THE GOLDEN CAGE, by Camilla Lackberg. Translated by Neil Smith. (Knopf, $26.95.) Faye Adelheim appears to have an enviable life — a wealthy husband, a perfect child, a sumptuous Stockholm apartment — until it all falls away. That’s when this stylish thriller gathers steam, taking readers on a whirlwind tour of retribution and revenge. The moral: Never underestimate a spurned wife … or her friends. “It would be remiss not to mention the theme of sisterhood in this smart, unflinching novel,” our reviewer, Mary Kubica, writes. “Women in it are rarely pitted against one another, but are instead united by common experience. Their friendships are empowering in and of themselves, and the dispensability of the opposite sex — except perhaps for sexual pleasure — speaks volumes.”

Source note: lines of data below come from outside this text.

template <typename T, int DH>
__global__ __launch_bounds__(AR_THREADS, 2) void attention_fwd_stream_kernel(const T *__restrict__ qkv, int N, int heads,
                                                                              T *__restrict__ o,
                                                                              float *__restrict__ lse, float scale) {
  constexpr int RBY = DH * 2, CPR = RBY / 16, NCH = DH / 32, NDT = DH / 16;
  constexpr int KT = 64;
  constexpr int NLD = KT * CPR / AR_THREADS;
  extern __shared__ __attribute__((aligned(16))) char smem[];
  char *sK = smem, *sV = smem + 2 * KT * RBY;

  const int tid = threadIdx.x, lane = tid & 63, wave = tid >> 6;
  const int li = lane & 15, lg = lane >> 4;
  const int nqb = gridDim.x;
  const int log_id = xcd_remap(blockIdx.x + nqb * blockIdx.y, nqb * gridDim.y);
  const int qb = log_id % nqb;
  const int bh = log_id / nqb, b = bh / heads, h = bh - b * heads;
  const int C = heads * DH;
  const int64_t ld = 3 * (int64_t)C;
  const T *qbase = qkv + (int64_t)b * N * ld + h * DH;
  const T *kbase = qbase + C, *vbase = qbase + 2 * C;

  const int qrow = qb * 64 + wave * 16 + li;
  typename Mma<T>::frag qf[NCH];
#pragma unroll
  for (int ch = 0; ch < NCH; ++ch) {
    qf[ch] = Mma<T>::zero();
    if (qrow < N) qf[ch] = *(const typename Mma<T>::frag *)(qbase + (int64_t)qrow * ld + ch * 32 + 8 * lg);
  }
  u32x4 rk[NLD], rv[NLD];
  auto fetch = [&](int key0) {
#pragma unroll
    for (int i = 0; i < NLD; ++i) {
      const int q = tid + AR_THREADS * i, row = q / CPR, c = q % CPR;
      rk[i] = u32x4{0u, 0u, 0u, 0u};
      rv[i] = u32x4{0u, 0u, 0u, 0u};
      if (key0 + row < N) {
        rk[i] = *(const u32x4 *)((const char *)(kbase + (int64_t)(key0 + row) * ld) + c * 16);
        rv[i] = *(const u32x4 *)((const char *)(vbase + (int64_t)(key0 + row) * ld) + c * 16);
      }
    }
  };
  auto stash = [&](int buf) {
#pragma unroll
    for (int i = 0; i < NLD; ++i) {
      const int q = tid + AR_THREADS * i, row = q / CPR, c = q % CPR;
      *(u32x4 *)(sK + buf * KT * RBY + swo<DH>(row, c * 16)) = rk[i];
      *(u32x4 *)(sV + buf * KT * RBY + swo<DH>(row, c * 16)) = rv[i];
    }
  };
  fetch(0);
  stash(0);
  __syncthreads();

  const f32x4 zero4 = f32x4{0.f, 0.f, 0.f, 0.f};
  f32x4 oacc[NDT];
#pragma unroll
  for (int dt = 0; dt < NDT; ++dt) oacc[dt] = zero4;
  const float c1 = scale * AR_LOG2E;
  float m_run = -INFINITY, l_run = 0.f;
  const int ntiles = (N + KT - 1) / KT;
  for (int t = 0; t < ntiles; ++t) {
    const int key0 = t * KT, buf = t & 1;
    const bool more = t + 1 < ntiles;
    if (more) fetch(key0 + KT);
    const char *cK = sK + buf * KT * RBY, *cV = sV + buf * KT * RBY;
    f32x4 st[4];
    float mt = -INFINITY;
#pragma unroll
    for (int kt = 0; kt < 4; ++kt) {
      f32x4 sv = zero4;
#pragma unroll
      for (int ch = 0; ch < NCH; ++ch) sv = Mma<T>::mma(row_frag<T, DH>(cK, kt * 16, ch, li, lg), qf[ch], sv);
      if (!more) {
#pragma unroll
        for (int r = 0; r < 4; ++r) sv[r] = (key0 + kt * 16 + 4 * lg + r < N) ? sv[r] : -INFINITY;
      }
      mt = fmaxf(fmaxf(mt, fmaxf(sv[0], sv[1])), fmaxf(sv[2], sv[3]));
      st[kt] = sv;
    }
    mt = fmaxf(mt, __shfl_xor(mt, 16, 64));
    mt = fmaxf(mt, __shfl_xor(mt, 32, 64));
    const float m_new = fmaxf(m_run, mt);
    const float alpha = __builtin_amdgcn_exp2f((m_run - m_new) * c1);
    const float mc = m_new * c1;
    float psum = 0.f;
#pragma unroll
    for (int kt = 0; kt < 4; ++kt)
#pragma unroll
      for (int r = 0; r < 4; ++r) {
        const float p = __builtin_amdgcn_exp2f(st[kt][r] * c1 - mc);
        st[kt][r] = p;
        psum += p;
      }
    l_run = l_run * alpha + psum;
    m_run = m_new;
#pragma unroll
    for (int dt = 0; dt < NDT; ++dt) oacc[dt] *= alpha;
#pragma unroll
    for (int cc = 0; cc < 2; ++cc) {
      const typename Mma<T>::frag pf = Mma<T>::from_tiles(&st[cc * 2]);
#pragma unroll
      for (int dt = 0; dt < NDT; ++dt) oacc[dt] = Mma<T>::mma(tr_frag<T, DH>(cV, cc * 32, dt * 16, li, lg), pf, oacc[dt]);
    }
    if (more) stash(buf ^ 1);
    __syncthreads();
  }
  float l_tot = l_run + __shfl_xor(l_run, 16, 64);
  l_tot += __shfl_xor(l_tot, 32, 64);
  if (qrow < N) {
    const float inv = 1.0f / l_tot;
    T *orow = o + ((int64_t)b * N + qrow) * C + h * DH;
#pragma unroll
    for (int dt = 0; dt < NDT; ++dt) Vec4<T>::store(orow + dt * 16 + 4 * lg, oacc[dt] * inv);
    if (lg == 0) lse[((int64_t)b * heads + h) * N + qrow] = m_run * scale + __logf(l_tot);
  }
}

template <typename T>
static int launch_attention_fwd_stream_t(const void *qkv, int B, int N, int heads, int dh, void *o, float *lse, float scale,
                                hipStream_t s) {
  const dim3 grid((N + 63) / 64, B * heads);
  const size_t lds = (size_t)4 * 64 * dh * 2;
#define M3_AFS_GO(DH_) hipLaunchKernelGGL((attention_fwd_stream_kernel<T, DH_>), grid, dim3(AR_THREADS), lds, s, (const T *)qkv, N, heads, \
                                          (T *)o, lse, scale)
  if (dh == 32) M3_AFS_GO(32); else M3_AFS_GO(64);
#undef M3_AFS_GO
  return check_launch("m3_attention_fwd");
}

template <typename T, int DH>
__global__ __launch_bounds__(64) void attention_delta_kernel(const T *__restrict__ o, const T *__restrict__ d_o,
                                                             int64_t rows, int heads, float *__restrict__ delta) {
  const int64_t i = (int64_t)blockIdx.x * 64 + threadIdx.x;
  if (i >= rows * heads) return;
  const T *po = o + i * DH, *pd = d_o + i * DH;
  float s = 0.f;
#pragma unroll
  for (int c = 0; c < DH / 8; ++c) {
    const typename Mma<T>::frag a = *(const typename Mma<T>::frag *)(po + c * 8), b = *(const typename Mma<T>::frag *)(pd + c * 8);
#pragma unroll
    for (int j = 0; j < 8; ++j) s += (float)a[j] * (float)b[j];
  }
  delta[i] = s;
}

BLACKTOP WASTELAND, by S. A. Cosby. (Flatiron, $26.99.) In this gritty thriller, set in rural Virginia, Beauregard “Bug” Montage — the owner of a struggling auto shop — is drifting back into his old life of crime. Cosby has a talent for well-tuned action, raising our heart rates and filling our nostrils with odors of gun smoke and burned rubber. Daniel Nieh, reviewing it, calls the book a “thrilling reminder that small-town America has an underbelly, too. … Cosby’s voice is distinctive, and he plays a sharp-tongued Virgil as we descend into the Hades of bucolic poverty.”